Di fronte a noi, è in corso una guerra, con bombardamenti più o meno chirurgici e morti, tanti morti! Che piaccia o meno sentirselo dire!
I governanti dello stato italiano hanno ritenuto che fosse giusto partecipare, non sia mai che, dopo, si restasse fuori da certi giochi, e non hanno esitato a mettere a disposizione le basi aeree, anche e soprattutto quelle di Sicilia.

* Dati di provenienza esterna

@@ -1085,23 +1203,24 @@
   return a > b ? (a > c ? a : c) : (b > c ? b : c);
 }
 
-int fc_bn_train_fwd(const float* x, int64_t n, int C, float eps, const float* gamma, const float* beta, const float* residual,
-                    int act, float momentum, float* y, float* mean, float* var, float* cnt, float* running_mean,
-                    float* running_var, long long* num_batches_tracked, const float* part, int64_t nb_part, int groups,
-                    int64_t small_elems, void* ws, int64_t ws_bytes, hipStream_t stream) {
+int fc_bn_train_add_fwd(const float* x, int64_t n, int C, float eps, const float* gamma, const float* beta, const float* residual,
+                        int act, float momentum, float* y, float* mean, float* var, float* cnt, float* running_mean,
+                        float* running_var, long long* num_batches_tracked, const float* part, int64_t nb_part, int groups,
+                        int64_t small_elems, const int* add_inv, const float* add_src, void* ws, int64_t ws_bytes,
+                        hipStream_t stream) {
   unsigned* ao = take_amax_out();
-  if (n < 1 || act < 0 || act > 2) return FC_EINVAL;
+  if (n < 1 || act < 0 || act > 2 || (add_inv == nullptr) != (add_src == nullptr)) return FC_EINVAL;
   if (!part) {
     if (n * C <= small_elems) {
-      int rc = fc_bn_act_train_fwd(x, n, C, eps, gamma, beta, residual, act, momentum, y, mean, var, cnt, running_mean, running_var,
-                                   num_batches_tracked, ws, ws_bytes, stream);
+      int rc = bn_act_train_fwd_add(x, n, C, eps, gamma, beta, residual, act, momentum, y, mean, var, cnt, running_mean, running_var,
+                                    num_batches_tracked, add_inv, add_src, ws, ws_bytes, stream);
       if (rc == FC_OK && ao) rc = fc_amax(y, n * (int64_t)C, ao, stream);
       return rc;
     }
     int rc = fc_bn_stats_train(x, n, C, momentum, mean, var, cnt, running_mean, running_var, num_batches_tracked, ws, ws_bytes, stream);
     if (rc) return rc;
     t_fc_amax_out = ao;
-    return fc_norm_act_fwd(x, nullptr, 0, n, C, mean, var, eps, gamma, beta, residual, act, y, stream);
+    return fc_norm_act_add_fwd(x, nullptr, 0, n, C, mean, var, eps, gamma, beta, residual, act, add_inv, add_src, y, stream);
   }
   int threads; size_t sf, sb;
   if (stats_geometry(C, &threads, &sf, &sb)) return FC_EINVAL;
@@ -1113,7 +1232,8 @@
     if (CG != C && stats_geometry(CG, &threads, &sf, &sb)) return FC_EINVAL;
     const size_t smem = (size_t)(threads / (CG / 4)) * 2 * CG * sizeof(double);
     k_bn2_apply<<<dim3((unsigned)nb, C / CG), threads, smem, stream>>>(x, n, C, rpb, part, (int)nb_part, groups, eps, gamma, beta, residual, act,
-                                                        momentum, y, mean, var, cnt, running_mean, running_var, num_batches_tracked, CG, ao);
+                                                        momentum, y, mean, var, cnt, running_mean, running_var, num_batches_tracked, CG,
+                                                        add_inv, add_src, ao);
     FC_CHECK_LAUNCH();
     return FC_OK;
   }
@@ -1121,7 +1241,15 @@
                                                                  running_mean, running_var, num_batches_tracked);
   FC_CHECK_LAUNCH();
   t_fc_amax_out = ao;
-  return fc_norm_act_fwd(x, nullptr, 0, n, C, mean, var, eps, gamma, beta, residual, act, y, stream);
+  return fc_norm_act_add_fwd(x, nullptr, 0, n, C, mean, var, eps, gamma, beta, residual, act, add_inv, add_src, y, stream);
+}
+
+int fc_bn_train_fwd(const float* x, int64_t n, int C, float eps, const float* gamma, const float* beta, const float* residual,
+                    int act, float momentum, float* y, float* mean, float* var, float* cnt, float* running_mean,
+                    float* running_var, long long* num_batches_tracked, const float* part, int64_t nb_part, int groups,
+                    int64_t small_elems, void* ws, int64_t ws_bytes, hipStream_t stream) {
+  return fc_bn_train_add_fwd(x, n, C, eps, gamma, beta, residual, act, momentum, y, mean, var, cnt, running_mean, running_var,
+                             num_batches_tracked, part, nb_part, groups, small_elems, nullptr, nullptr, ws, ws_bytes, stream);
 }
 
 int fc_bn_train_bwd(const float* x, const float* y, const float* gy, const float* gy2, int64_t n, int C, const float* mean,
@@ -1139,7 +1267,7 @@
     if (ws_bytes < (small ? fc_bn_small_ws_bytes(C) : fc_norm_act_bwd_ws_bytes(n, C, 1))) return FC_EWS;
     int64_t rpb;
     if (small) bn1_plan(n, &np, &rpb); else red_plan(n, &np, &rpb);
-    k_norm_bwd_partial<<<(unsigned)np, threads, sb, stream>>>(x, y, gy, gy2, nullptr, 0, n, C, 1, mean, var, eps, act, gamma, beta, rpb,
+    k_norm_bwd_partial<false><<<(unsigned)np, threads, sb, stream>>>(x, y, gy, gy2, nullptr, nullptr, nullptr, 0, n, C, 1, mean, var, eps, act, gamma, beta, rpb,
                                                             (float*)ws);
     FC_CHECK_LAUNCH();
     p = (const float*)ws;
@@ -1157,8 +1285,8 @@
   }
   k_stats_final<<<(unsigned)((2 * C + FIN_CB - 1) / FIN_CB), FIN_CB * FIN_SL, 0, stream>>>(p, nullptr, np, 1, 2 * C, 2, sums, nullptr);
   FC_CHECK_LAUNCH();
-  k_norm_bwd_apply<<<(unsigned)fc_cdiv(n * (C / 4), 256), 256, 0, stream>>>(x, y, gy, gy2, nullptr, 0, n, C, mean, var, eps, gamma, beta,
-                                                                           sums, cnt, act, gx, gres, ao);
+  k_norm_bwd_apply<false><<<(unsigned)fc_cdiv(n * (C / 4), 256), 256, 0, stream>>>(x, y, gy, gy2, nullptr, nullptr, nullptr, 0, n, C, mean, var, eps, gamma,
+                                                                           beta, sums, cnt, act, gx, gres, ao);
   FC_CHECK_LAUNCH();
   return FC_OK;
 }
@@ -1204,4 +1332,53 @@
   return FC_OK;
 }
 
-}
+int fc_norm_act_maxpool8_fwd(const float* x, const int* seg, int seg_stride, int C, const float* mean, const float* var, float eps,
+                             const float* gamma, const float* beta, int act, const int* nbr, int64_t n_out, float* out,
+                             int* argrow, float* y, int* parent, hipStream_t stream) {
+  unsigned* ao = take_amax_out();
+  if (n_out < 0 || C < 4 || C % 4 || act < 0 || act > 2) return FC_EINVAL;
+  if (n_out == 0) return FC_OK;
+  k_norm_act_maxpool8_fwd<<<(unsigned)fc_cdiv(n_out * (C / 4), 256), 256, 0, stream>>>(x, seg, seg_stride, C, mean, var, eps, gamma, beta,
+                                                                                      act, nbr, n_out, out, argrow, y, parent, ao);
+  FC_CHECK_LAUNCH();
+  return FC_OK;
+}
+
+int64_t fc_maxpool8_norm_act_bwd_ws_bytes(int64_t n_in, int C, int nseg) { return fc_norm_act_bwd_ws_bytes(n_in, C, nseg); }
+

Povera Sicilia, non conti una spazzola nello stato italiano, sei stata massacrata, defraudata, sfruttata, sei perennemente disprezzata, … servi solo ad essere messa in prima linea quando serve, ieri per nascondere chissà cosa a Pasquasia, oggi per fare da cuscinetto coi migranti o con qualche esaltato che decidesse di vendicarsi delle italiche malefatte, domani …!
Eppure, da qualche tempo, sugli organi d’informazione, … il nulla, o quasi!
D’altra parte che c’importa della Libia, dell’Africa? L’Africa, … schifiu!
E poi, volete mettere? Abbiamo tanti di quei problemi, dovremmo preoccuparci anche di questi quattro africani e delle caramelle che lanciamo loro?
Abbiamo il divo di Hollywood e la soubrette italiana che si lasciano, … che dolore!
Abbiamo il matrimonio del “ministro più bella del mondo”, con un presidente del consiglio a far da testimone, mica bruscolini …!
Abbiamo la scampagnata di Pontida e qualche ministero da spostare in Brianza!
Abbiamo un presidente del consiglio dei ministri in ansia per la nipote di Mubarak che sta male!
Abbiamo il processo a Fede, Mora e Minetti mica per truffa ai danni dello stato, no, semplicemente per favoreggiamento alla prostituzione anche minorile!
Ci sono gli omicidi di due bambine e della moglie di un caporalmaggiore su cui imbastire interminabili trasmissioni strappalacrime!
Soprattutto, siamo stati in ansia per la scelta del nuovo allenatore dell’Inter!
E poi, … e poi, … c’è da preparare “la notte rosa” del primo di luglio in riviera romagnola, centodieci chilometri di spettacoli, concerti, mostre, fuochi d’artificio e tante belle sorprese, all’insegna del tema del “sogno”! Mica roba da niente!
E dovremmo rovinare i “sogni” dell’Italia balneare? Ma neanche per “sogno”, è proprio il caso di dirlo!
Nel frattempo, credo che continuerò a sentire il rombo degli aerei che vanno da nord verso sud e, poi, ritornano da sud verso nord!
Alla faccia del sogno … e dell’italica minchioneria!